►

# rasmusbarr/nudge

Hardware: AMD Instinct MI355X
Metric: simulation steps/s (contacts solved/s alongside), 1M-box drop scene (higher is better)
Workload: dtype f32

## Files before the change

### nudge_amd/csrc/nh_solve.hip

```cpp
#include "nh_internal.h"
#include <type_traits>
#include <atomic>
#include <string.h>
#include "nh_solver.h"
#include "nh_narrowphase.h"

__global__ __launch_bounds__(256) void k_gravity(const nh_DevState* __restrict__ st, const uint32_t* __restrict__ active, nh_BodyMomentum* __restrict__ momentum,
                                                 float gx_dt, float gy_dt, float gz_dt, float damping) {
	uint32_t n = st->active;
	for (uint32_t k = blockIdx.x * blockDim.x + threadIdx.x; k < n; k += gridDim.x * blockDim.x) {
		uint32_t i = active[k];
		nh_BodyMomentum m = momentum[i];
		nh_gravity_damping(m.velocity, m.angular_velocity, gx_dt, gy_dt, gz_dt, damping);
		momentum[i] = m;
	}
}

__global__ __launch_bounds__(256) void k_advance(const nh_DevState* __restrict__ st, const uint32_t* __restrict__ active, nh_Transform* __restrict__ xf,
                                                 const nh_BodyMomentum* __restrict__ momentum, uint8_t* __restrict__ idle, float time_step) {
	uint32_t n = st->active;
	for (uint32_t k = blockIdx.x * blockDim.x + threadIdx.x; k < n; k += gridDim.x * blockDim.x) {
		uint32_t i = active[k];
		nh_Transform t = xf[i];
		nh_BodyMomentum m = momentum[i];
// ... 309 lines not shown
			for (int q = 0; q < M; ++q) cid[q] = (uint32_t)q < cnt ? adj[b + q] : 0u;
#pragma unroll
			for (int q = 0; q < M; ++q) {
				miss[q] = false; wx[q] = wy[q] = wz[q] = 0.0f;
				if ((uint32_t)q < cnt) {
					const uint32_t c = cid[q];
					is_a[q] = bodies[c].a == x;
					ctc[q] = contacts[c];
					if (FUSED) {
						const uint64_t t = cv.tags[c]; const uint32_t f = cv.features[c];
						const bool in = c < m;
						const uint64_t ct = in ? cv.ctags[c] : 0ull; const uint32_t cf = in ? cv.cfeatures[c] : 0u;
						nh_CachedContactImpulse wc = { { 0.0f, 0.0f, 0.0f }, 0.0f };
						if (in) wc = cv.cdata[c];
						const bool hit = in && ct == t && cf == f;
						if (hit) { wx[q] = wc.impulse[0]; wy[q] = wc.impulse[1]; wz[q] = wc.impulse[2]; }
						miss[q] = !hit;
					} else {
						float4 sv = states[c];
						s[q].normal = sv.x; s[q].friction_x = sv.y; s[q].friction_y = sv.z;
					}
				}
			}
			if (FUSED) {
#pragma unroll
				for (int q = 0; q < M; ++q) {
					if (miss[q]) {
						const uint32_t c = cid[q];
						const uint64_t t = cv.tags[c]; const uint32_t f = cv.features[c];
						uint32_t lo = 0, hi = m;
						while (lo < hi) { uint32_t mid = (lo + hi) >> 1; if (tag_less(cv.ctags[mid], cv.cfeatures[mid], t, f)) lo = mid + 1; else hi = mid; }
						if (lo < m && cv.ctags[lo] == t && cv.cfeatures[lo] == f) { nh_CachedContactImpulse w = cv.cdata[lo]; wx[q] = w.impulse[0]; wy[q] = w.impulse[1]; wz[q] = w.impulse[2]; }
					}
				}
			}
#pragma unroll
			for (int q = 0; q < M; ++q) {
				if ((uint32_t)q < cnt) {
					const nh_Contact& ct = ctc[q];
					nh_contact_in ci = { ct.position[0], ct.position[1], ct.position[2], ct.penetration, ct.normal[0], ct.normal[1], ct.normal[2], ct.friction };
					if (is_a[q]) nh_build_row(ci, posx, pos0, IX, I0, v.mass_inverse, z.mass_inverse, r[q]);
					else         nh_build_row(ci, pos0, posx, I0, IX, z.mass_inverse, v.mass_inverse, r[q]);
					if (FUSED) {
						if (is_a[q]) nh_warm_start(r[q], wx[q], wy[q], wz[q], v, z, s[q]);
						else         nh_warm_start(r[q], wx[q], wy[q], wz[q], z, v, s[q]);
					}
				}
			}
			for (uint32_t it = 0; it < iterations; ++it) {
#pragma unroll
				for (int q = 0; q < M; ++q) {
					if ((uint32_t)q < cnt) {
						if (is_a[q]) nh_apply_one(r[q], s[q], v, z); else nh_apply_one(r[q], s[q], z, v);
					}
				}
			}
#pragma unroll
			for (int q = 0; q < M; ++q)
				if ((uint32_t)q < cnt) {
					states[cid[q]] = make_float4(s[q].normal, s[q].friction_x, s[q].friction_y, 0.0f);
					nh_CachedContactImpulse o;
					nh_export_impulse(r[q], s[q], o.impulse[0], o.impulse[1], o.impulse[2]);
					o.unused = 0.0f;
					impulses[cid[q]] = o;
				}
		} else {
			const nh_inertia IXn = body_inertia(xf, props, x);
			const nh_Transform txn = xf[x];
			const nh_f3 posxn = nh_make3(txn.position[0], txn.position[1], txn.position[2]);
			for (uint32_t it = 0; it < iterations; ++it) {
				for (uint32_t q = b; q < e; ++q) {
					uint32_t c = adj[q];
					const bool x_is_a = bodies[c].a == x;
					nh_Contact ct = contacts[c];
					nh_contact_in ci = { ct.position[0], ct.position[1], ct.position[2], ct.penetration, ct.normal[0], ct.normal[1], ct.normal[2], ct.friction };
					nh_row r;
					if (x_is_a) nh_build_row(ci, posxn, pos0, IXn, I0, v.mass_inverse, z.mass_inverse, r);
					else        nh_build_row(ci, pos0, posxn, I0, IXn, z.mass_inverse, v.mass_inverse, r);
					float4 sv = states[c];
					nh_state s = { sv.x, sv.y, sv.z };
					if (x_is_a) nh_apply_one(r, s, v, z); else nh_apply_one(r, s, z, v);
					states[c] = make_float4(s.normal, s.friction_x, s.friction_y, 0.0f);
					if (it + 1 == iterations) {
						nh_CachedContactImpulse o;
						nh_export_impulse(r, s, o.impulse[0], o.impulse[1], o.impulse[2]);
						o.unused = 0.0f;
						impulses[c] = o;
					}
				}
			}
		}
		store_vel(momentum, x, v);
	}
}

#define NH_HINT_NONE 0xFFFFFFFFu

__device__ __forceinline__ bool cache_probe(const nh_CacheView& cv, uint32_t m, uint32_t guess, uint64_t t, uint32_t f, float& wx, float& wy, float& wz) {
	if (guess < m) {
		const uint64_t ct = cv.ctags[guess];
		const uint32_t cf = cv.cfeatures[guess];
		const float4 w = *reinterpret_cast<const float4*>(cv.cdata + guess);
		if (ct == t && cf == f) { wx = w.x; wy = w.y; wz = w.z; return true; }
	}
	return false;
}

__device__ __noinline__ float4 cache_search(const uint64_t* __restrict__ ctags, const uint32_t* __restrict__ cfeatures, const nh_CachedContactImpulse* __restrict__ cdata,
                                            uint32_t m, uint32_t guess, uint64_t t, uint32_t f) {
	const float4 none = make_float4(0.0f, 0.0f, 0.0f, 0.0f);
	uint32_t lo = 0, hi = m;
	if (guess != NH_HINT_NONE && m) {
		const uint32_t g = guess < m ? guess : m - 1;
		const uint32_t w0 = g >= 4 ? g - 4 : 0, w1 = g + 4 < m ? g + 4 : m;
		bool below = false, above = false;
		for (uint32_t k = w0; k < w1; ++k) {
			const uint64_t ct = ctags[k]; const uint32_t cf = cfeatures[k];
			if (ct == t && cf == f) return *reinterpret_cast<const float4*>(cdata + k);
			if (tag_less(ct, cf, t, f)) below = true; else above = true;
		}
		if ((below || w0 == 0) && (above || w1 == m)) return none;
		if (!below) hi = w0; else lo = w1;
	}
	while (lo < hi) { uint32_t mid = (lo + hi) >> 1; if (tag_less(ctags[mid], cfeatures[mid], t, f)) lo = mid + 1; else hi = mid; }
	if (lo < m && ctags[lo] == t && cfeatures[lo] == f) return *reinterpret_cast<const float4*>(cdata + lo);
	return none;
}

struct nh_ob_slot { float4 c0, c1, w; };

#ifndef NH_SOLVER_WPE
#define NH_SOLVER_WPE 2
#endif
struct nh_StillView { const uint32_t* body_rec; const uint32_t* body_pos; const uint32_t* cnt_sorted; uint32_t* start_sorted; const uint32_t* raw_feature; uint32_t* sc_feat; uint32_t* sc_count; uint32_t pair_cap;
                     const int2* delta; uint32_t parity; };
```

◄

* _WHAT YOU HAVE TO DO_
Number only, please: work out how many lines of the listing hold "define".

* _REPLY TO THE TASK_
2